I’m writing in response to the Philadelphia Daily News editorial by Stu Bykofsky, published Tuesday, Oct. 3, in the Tribune-Herald.

What an awful and insensitive piece to publish in response to this massive tragedy, especially close to the hearts of Hawaii’s residents. Stu admits to being a gun owner who is left wondering what to say.

What do we say now? We denounce terrorism in every color and creed it spawns from. We celebrate the sacrifice of heroes and mourn the loss of loved ones. We start a very frank dialogue regarding the number of gun deaths in America. There is no hesitation, no wondering in this response.

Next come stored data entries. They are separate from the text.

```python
def fill_mod_desc(md, d, emb, is_dec: bool, mod_id: int, head_index: int = 0, raw: int = 0, name: str = "modality"):
    kind = emb.kind
    t = d["tensor"]
    B = t.shape[0]
    mask = d["target_mask" if is_dec else "input_mask"]
    mask = mask.reshape(B, -1)
    if mask.dtype != torch.bool:
        mask = mask.bool()
    mask = mask.contiguous()
    keep = [mask]
    md.mask, md.mask_stride = mask.data_ptr(), mask.shape[1]
    md.kind, md.mod_id, md.head_index = kind, mod_id, head_index
    md.pos = emb.pos_emb.data_ptr()
    md.mod_emb = emb.mod_emb.data_ptr()
    md.shifted = 1 if (is_dec and kind == L.KIND_SEQ and raw != 2) else 0
    md.max_len = getattr(emb, "max_length", 0) or 0
    if kind in (L.KIND_TOK, L.KIND_SEQ):
        ids = t.reshape(B, -1)
        if ids.dtype not in (torch.int32, torch.int64):
            ids = ids.long()
        ids = ids.contiguous()
        keep.append(ids)
        md.ids, md.ids_are_i64, md.id_stride = ids.data_ptr(), 1 if ids.dtype == torch.int64 else 0, ids.shape[1]
# ... 131 lines not shown
        claim("dec_emb", m.decoder_embeddings)
        claim("dec_emb", [m.mask_token])
        claim("ctx", m.decoder_proj_context)
        claim("ctx", m.encoder_norm)
        for i, blk in enumerate(m.encoder):
            claim(f"enc{i}", blk)
        claim("enc_emb", m.encoder_embeddings)
        if m.register_tokens is not None:
            claim("enc_emb", [m.register_tokens])
        stages = {}
        for n, p in self._named:
            o, k = self._slices[id(p)]
            stage = owner.get(id(p), "enc_emb") if k >= 65536 else "tail"
            stages.setdefault(stage, []).append((o, ru(k, 16)))
        return stages

    def _stage(self, name):
        if self.reducer is not None:
            self.reducer.stage_done(name)

    def grad_view(self, p):
        o, k = self._slices[id(p)]
        return self.flat_grads[o:o + k].view(p.shape)

    def grads_were_cleared(self) -> bool:
        live = getattr(self, "_attached", None)
        if not live:
            return True
        for p in live[:4] + live[-4:]:
            if p.grad is None or p.grad.data_ptr() != self.grad_view(p).data_ptr():
                return True
        return False

    def untouched_params(self):
        c = self._ctx
        if c is None or self.reducer is not None:
            return []
        m, touched, cand = self.model, set(), []
        for names, embs in ((c["enc"]["names"], m.encoder_embeddings), (c["dec"]["names"], m.decoder_embeddings)):
            for n, e in embs.items():
                if n in names:
                    touched.update(id(p) for p in e.parameters())
                else:
                    cand.extend(e.parameters())
        return [p for p in cand if id(p) not in touched]

    def attach_grads(self, zero: bool, untouched=()):
        if zero:
            with ops._prof("fills"):
                self.flat_grads.zero_()
            self._window_touched = set()
        skip = {id(p) for p in untouched} - getattr(self, "_window_touched", set())
        self._attached = []
        for n, p in self._named:
            if not p.requires_grad:
                continue
            if id(p) in skip:
                p.grad = None
                continue
            self._window_touched.add(id(p))
            p.grad = self.grad_view(p)
            self._attached.append(p)

    def _stamp(self, params):
        return tuple((p._version, _WEIGHT_EPOCH, p.data_ptr()) for p in params)

    def _get_shadow(self, key, make) -> torch.Tensor:
        s = self.shadows.get(key)
        if s is None:
            s = self.shadows[key] = make()
            for p in s.params:
                regs = getattr(p, "_fourm_shadows", None)
                if regs is None:
                    regs = p._fourm_shadows = []
                regs.append((weakref.ref(self), key))
        if s.stamp != self._stamp(s.params):
            self._refresh_shadows()
        return s.buf

    def _refresh_shadows(self):
        stale = [s for s in self.shadows.values() if s.stamp != self._stamp(s.params)]
        jobs = []
        for s in stale:
            jobs += [(j[0].detach().reshape(j[0].shape[0], -1), j[1], j[2], j[3].detach() if len(j) > 3 and j[3] is not None else None) for j in s.jobs]
        sig = tuple((a.data_ptr(), b.data_ptr(), tr, sc.data_ptr() if sc is not None else 0) for (a, b, tr, sc) in jobs)
        if self._shadow_table is None or self._shadow_table[0] != sig:
            table, tiles = ops.shadow_jobs_table(jobs, self.device)
            self._shadow_table = (sig, table, len(jobs), tiles)
        _, table, n, tiles = self._shadow_table
        ops.shadow_refresh(table, n, tiles)
        for s in stale:
            s.stamp = self._stamp(s.params)

    def mark_shadows_fresh(self, keys, written):
        for key in keys:
            s = self.shadows.get(key)
            if s is not None and all(len(j) == 3 and (id(j[0]), j[1].data_ptr()) in written for j in s.jobs):
                s.stamp = self._stamp(s.params)

    def w(self, p, pad_rows=False):
        if self.fp32:
            return p.detach().reshape(p.shape[0], -1)
        def make():
            out_f, in_f = p.shape[0], p[0].numel()
            buf = torch.zeros(ru(out_f, 64) if pad_rows else out_f, ru(in_f, 64), dtype=torch.bfloat16, device=p.device)
            return Shadow(buf, (p,), [(p, buf, False)])
        s = self._get_shadow(("w", id(p)), make)
        assert not pad_rows or s.shape[0] >= ru(p.shape[0], 64), "w(): the cached image was created without pad_rows"
        return s

    def wt(self, p, pad_rows=False):
        if self.fp32:
            return p.detach().reshape(p.shape[0], -1).t()
        def make():
            out_f, in_f = p.shape[0], p[0].numel()
            buf = torch.zeros(ru(in_f, 64) if pad_rows else in_f, ru(out_f, 64), dtype=torch.bfloat16, device=p.device)
            return Shadow(buf, (p,), [(p, buf, True)])
        s = self._get_shadow(("wt", id(p)), make)
        assert not pad_rows or s.shape[0] >= ru(p[0].numel(), 64), "wt(): the cached image was created without pad_rows"
        return s

    def w_fold(self, lin, norm):
        p, g = lin.weight, norm.weight
        def make():
            out_f, in_f = p.shape
            buf = torch.zeros(out_f, in_f if self.fp32 else ru(in_f, 64), dtype=self.adt, device=p.device)
            return Shadow(buf, (p, g), [(p, buf, False, g)])
        return self._get_shadow(("wfold", id(p)), make)

    def wt_fold_stack(self):
        m, D = self.model, self.D
        def make():
            Ld = len(m.decoder)
            buf = torch.zeros(D, Ld * 2 * D, dtype=self.adt, device=self.device)
            ps, jobs = [], []
            for i, blk in enumerate(m.decoder):
                p, g = blk.cross_attn.kv.weight, blk.context_norm.weight
                ps += [p, g]
                jobs.append((p, buf[:, i * 2 * D:(i + 1) * 2 * D], True, g))
            return Shadow(buf, tuple(ps), jobs)
        return self._get_shadow(("wtfold", 0), make)

    @property
    def hoist_ctx(self):
        h = getattr(self, "_hoist_ctx", None)
        if h is None:
            dec = getattr(self.model, "decoder", ())
            h = HOIST_CTX and len(dec) > 0 and all(
                not isinstance(b.context_norm.bias, nn.Parameter) and b.cross_attn.kv.bias is None and not is_lora(b.cross_attn.kv)
                for b in dec)
            self._hoist_ctx = h
        return h

    def w13t(self, mlp):
        def make():
            buf = torch.zeros(self.D, 2 * self.Hp, dtype=torch.bfloat16, device=self.device)
            p1, p3 = mlp.fc1.weight, mlp.fc3.weight
            return Shadow(buf, (p1, p3), [(p1, buf[:, :self.Hp], True), (p3, buf[:, self.Hp:], True)])
        return self._get_shadow(("w13t", id(mlp)), make)

    def _mod_desc(self, md: L.ModDesc, name, d, emb, is_dec, head_index=0, raw=0):
        return fill_mod_desc(md, d, emb, is_dec, int(self.model.modality_info[name]["id"]), head_index, raw, name)

    def select(self, mod_dict, n_keep: int, is_dec: bool, order: List[str], prefix: str, want_x0=True, heads=None, raw=0):
        m = self.model
        embs = m.decoder_embeddings if is_dec else m.encoder_embeddings
        names = [n for n in order if n in embs]
# ... 683 lines not shown
```

ml-4m_amd/fourm/hip/ops.py:

```python
import contextlib
import ctypes as C
import threading
from typing import Optional

import torch

from . import _lib as L

_PROFILER = None


def set_profiler(p):
    global _PROFILER
    _PROFILER = p


class _Null:
    def __enter__(self):
        return self

    def __exit__(self, *a):
        return False


# ... 391 lines not shown


def tap_add(g, dtap, g_bf=None, row_scale=None, rows_per_sample=0, R=None):
    R = g.shape[0] if R is None else R
    L.check(L.tap_add(_p(g), _ld(g), _p(g_bf), _ld(g_bf) if g_bf is not None else 0, _p(dtap), _ld(dtap), _p(row_scale), rows_per_sample, R, g.shape[1],
                      _stream()))
    return g


def feat_distance(pred, tgt, B, T, mode, loss, dpred):
    L.check(L.feat_distance(_p(pred), _ld(pred), _p(tgt), _ld(tgt), B, T, pred.shape[1], mode, _p(loss), _p(dpred), _ld(dpred), _stream()))
    return loss


def _is_f32(t):
    if t.dtype not in (torch.float32, torch.bfloat16):
        raise TypeError(f"feature rows are bf16 or f32, got {t.dtype}")
    return 1 if t.dtype == torch.float32 else 0


def lpips_stem(img, mul, add, w, bias, out, B, H, W):
    esz = out.element_size()
    with _prof("lpips_stem", 2.0 * B * H * W * 64 * 27, B * H * W * (12.0 + 64 * esz), tag=f"B{B} {H}x{W}"):
        L.check(L.lpips_stem(_p(img), _p(mul), _p(add), _p(w), _p(bias), _p(out), _ld(out), _is_f32(out), B, H, W, _stream()))
    return out


def lpips_stem_bwd(d, w, mul, row_scale, dimg, B, H, W):
    with _prof("lpips_stem_bwd", 2.0 * B * H * W * 64 * 27, B * H * W * (12.0 + 64 * d.element_size()), tag=f"B{B} {H}x{W}"):
        L.check(L.lpips_stem_bwd(_p(d), _ld(d), _is_f32(d), _p(w), _p(mul), _p(row_scale), _p(dimg), B, H, W, _stream()))
    return dimg


def maxpool2x2_nhwc(x, y, B, H, W, C):
    with _prof("maxpool2x2_nhwc", 0.0, 1.25 * B * H * W * C * x.element_size(), tag=f"B{B} {H}x{W} C{C}"):
        L.check(L.maxpool2x2_nhwc(_p(x), _ld(x), _p(y), _ld(y), _is_f32(x), B, H, W, C, _stream()))
    return y


def lpips_distance_scratch(B, P):
    return B * ((P + L.LPIPS_CHUNK - 1) // L.LPIPS_CHUNK)


def lpips_distance(pred, tgt, w, B, P, loss, dpred, scratch):
    C_ = pred.shape[1]
    assert scratch.dtype == torch.float32 and scratch.numel() >= lpips_distance_scratch(B, P) and _is_f32(pred) == _is_f32(tgt)
    with _prof("lpips_distance", 0.0, B * P * C_ * (2.0 * pred.element_size() + (4.0 if dpred is not None else 0.0)), tag=f"B{B} P{P} C{C_}"):
        L.check(L.lpips_distance(_p(pred), _ld(pred), _p(tgt), _ld(tgt), _is_f32(pred), _p(w), B, P, C_, _p(loss), _p(dpred),
                                 _ld(dpred) if dpred is not None else 0, _p(scratch), _stream()))
    return loss


def lpips_tap_bwd(act, d, B, H, W, din=None, dtap=None, dpool=None):
    C_ = act.shape[1]
    f = _is_f32(act)
    assert _is_f32(d) == f and (din is None or _is_f32(din) == f) and (dpool is None or _is_f32(dpool) == f) and (dtap is None or dtap.dtype == torch.float32)
    n_in = (din is not None) + (dpool is not None) * 0.25
    with _prof("lpips_tap_bwd", 0.0, B * H * W * C_ * ((2.0 + n_in) * act.element_size() + (4.0 if dtap is not None else 0.0)), tag=f"B{B} {H}x{W} C{C_}"):
        L.check(L.lpips_tap_bwd(_p(act), _ld(act), _p(din), _ld(din) if din is not None else 0, _p(dtap), _ld(dtap) if dtap is not None else 0,
                                _p(dpool), _ld(dpool) if dpool is not None else 0, _p(d), _ld(d), f, B, H, W, C_, _stream()))
    return d


def cast_pad(src, dst):
    s2 = src.reshape(src.shape[0], -1)
    L.check(L.cast_pad(_p(s2), s2.stride(0), _p(dst), _ld(dst), s2.shape[0], s2.shape[1], _stream()))
    return dst


def transpose_cast_pad(src, dst):
    s2 = src.reshape(src.shape[0], -1)
    L.check(L.transpose_cast_pad(_p(s2), s2.stride(0), _p(dst), _ld(dst), dst.shape[1], s2.shape[0], s2.shape[1], _stream()))
    return dst


def shadow_jobs_table(jobs, device):
    arr = (L.ShadowDesc * len(jobs))()
    tiles = 0
    for i, job in enumerate(jobs):
        src, dst, tr = job[:3]
        scale = job[3] if len(job) > 3 else None
        rows, cols = src.shape
        need = (cols, rows) if tr else (rows, cols)
        assert src.dtype == torch.float32 and dst.dtype in (torch.bfloat16, torch.float32) and src.stride(1) == 1 and dst.stride(1) == 1
        assert dst.shape[0] >= need[0] and dst.shape[1] >= need[1], (tuple(dst.shape), need)
        d = arr[i]
        d.src, d.dst, d.ld_src, d.ld_dst = src.data_ptr(), dst.data_ptr(), src.stride(0), dst.stride(0)
        d.rows, d.cols, d.transpose, d.tile_start = rows, cols, 1 if tr else 0, tiles
        d.dst_f32 = 1 if dst.dtype == torch.float32 else 0
        if scale is not None:
            assert scale.dtype == torch.float32 and scale.numel() == cols and scale.is_contiguous()
            d.col_scale = scale.data_ptr()
        tiles += ((rows + 63) // 64) * ((cols + 63) // 64)
    raw = torch.frombuffer(bytearray(bytes(arr)), dtype=torch.uint8).to(device)
    return raw, tiles


@_timed("fold_colscale_grad")
def fold_colscale_grad(jobs):
    for lo in range(0, len(jobs), L.FOLD_MAX_JOBS):
        part = jobs[lo:lo + L.FOLD_MAX_JOBS]
        arr = (L.FoldGradJob * len(part))()
        for j, (dwp, w, gamma, gw, gg) in zip(arr, part):
            rows, cols = w.shape[0], w[0].numel()
            assert w.is_contiguous() and (gw is None or gw.is_contiguous()) and dwp.stride(1) == 1
            j.dWp, j.W, j.gamma, j.gW, j.ggamma = _p(dwp), _p(w), _p(gamma), _p(gw), _p(gg)
            j.rows, j.cols, j.ld_dwp = rows, cols, dwp.stride(0)
        L.check(L.fold_colscale_grad(arr, len(part), _stream()))


@_timed("shadow_refresh")
def shadow_refresh(table, n_jobs, tiles):
    L.check(L.shadow_refresh(_p(table), n_jobs, tiles, _stream()))


@_timed("colsum")
def colsum(dy, db, N, R=None):
    if dy.dtype == torch.float32:
        return L.check(L.colsum_f32(_p(dy), _ld(dy), _p(db), dy.shape[0] if R is None else R, N, _stream()))
    L.check(L.colsum(_p(dy), _ld(dy), _p(db), dy.shape[0] if R is None else R, N, _stream()))


@_timed("casts")
def f32_to_bf16(src, dst):
    if dst.dtype == torch.float32:
        return dst.copy_(src)
    L.check(L.f32_to_bf16(_p(src), _p(dst), src.numel(), _stream()))
    return dst


@_timed("casts")
def bf16_to_f32_scaled(src, dst, scale=1.0):
    L.check(L.bf16_to_f32_scaled(_p(src), _p(dst), src.numel(), float(scale), _stream()))
    return dst


@_timed("drop_path")
def scale_rows_bf16(x, scale, rows_per_sample, R, N=None):
    L.check(L.scale_rows_bf16(_p(x), _ld(x), _p(scale), rows_per_sample, R, x.shape[1] if N is None else N, _stream()))
    return x


@_timed("casts")
def add_bf16_to_f32(x, delta, out, R=None):
    R = x.shape[0] if R is None else R
    assert x.is_contiguous() and delta.is_contiguous() and out.is_contiguous() and x.shape[1] == delta.shape[1] == out.shape[1]
    L.check(L.add_bf16_f32(_p(x), _p(delta), _p(out), R * x.shape[1], _stream()))
    return out


@_timed("adamw")
def adamw(p, g, m, v, n, lr, beta1, beta2, eps, wd, step, grad_mult=None, hyper=None, sumsq=None):
    L.check(L.adamw(_p(p), _p(g), _p(m), _p(v), n, lr, beta1, beta2, eps, wd, step, _p(grad_mult), _p(hyper), _p(sumsq), _stream()))


ADAMW_CHUNK = 8192


def adamw_jobs_table(jobs, device):
    arr = (L.AdamWJob * len(jobs))()
    tiles = 0
    for i, j in enumerate(jobs):
        p = j["p"]
        rows, cols = p.shape[0], p[0].numel()
        d = arr[i]
        for k in ("p", "g", "m", "v"):
            t = j[k]
            assert t.dtype == torch.float32 and t.is_contiguous() and t.numel() == rows * cols, (k, t.dtype, tuple(t.shape))
            setattr(d, k, t.data_ptr())
        pl, tr = j.get("plain"), j.get("t")
        if pl is not None:
            assert pl.dtype == torch.bfloat16 and pl.stride(1) == 1 and pl.shape[0] >= rows and pl.shape[1] >= cols
# ... 287 lines not shown
```

Measured before the change: 1.151 million tokens/s.

## Add pipelined shadow refresh, single-pass row segmentation, parallel loss finalize, line embed backward

Several independent kernel changes are added, each behind a lab flag that is on by default. Shadow weight refresh can now read from an already-fresh bf16 plain shadow instead of the fp32 master, and a new refresh kernel prefetches the next tile while writing the current one. Row segmentation becomes a single one-block kernel using wave ballots instead of three launches. Loss finalize runs as a parallel reduction, and embedding backward uses a new line-based kernel with per-wave run accumulators. Together these aim to cut memory traffic and launch count in small auxiliary kernels, at the cost of more code paths and a new dependency on shadow freshness ordering.

```diff
diff --git a/include/fourm_hip.h b/include/fourm_hip.h
--- a/include/fourm_hip.h
+++ b/include/fourm_hip.h
@@ -203,7 +203,7 @@
     const void* src; void* dst;
     int32_t ld_src, ld_dst, rows, cols, transpose, tile_start;
     const void* col_scale;
-    int32_t dst_f32, reserved;
+    int32_t dst_f32, src_bf16;
 } fm_shadow_desc;
 int fm_shadow_refresh(const fm_shadow_desc* descs, int n_descs, int total_tiles, void* stream);
 #define FM_FOLD_MAX_JOBS 48
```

What do we do now, Stu? What do you, myself and other gun owners say now? We take a humbling step back, revisit the true intentions of a misunderstood Second Amendment, and admit maybe some lives could be saved by making it harder to buy a gun than, say, an imported box of German chocolate Kinder Eggs.

Stu says the fear of retaliation toward the Second Amendment sickens him even more than the lives lost. He says he’ll “wait for the next horror” and wonder about his response next time.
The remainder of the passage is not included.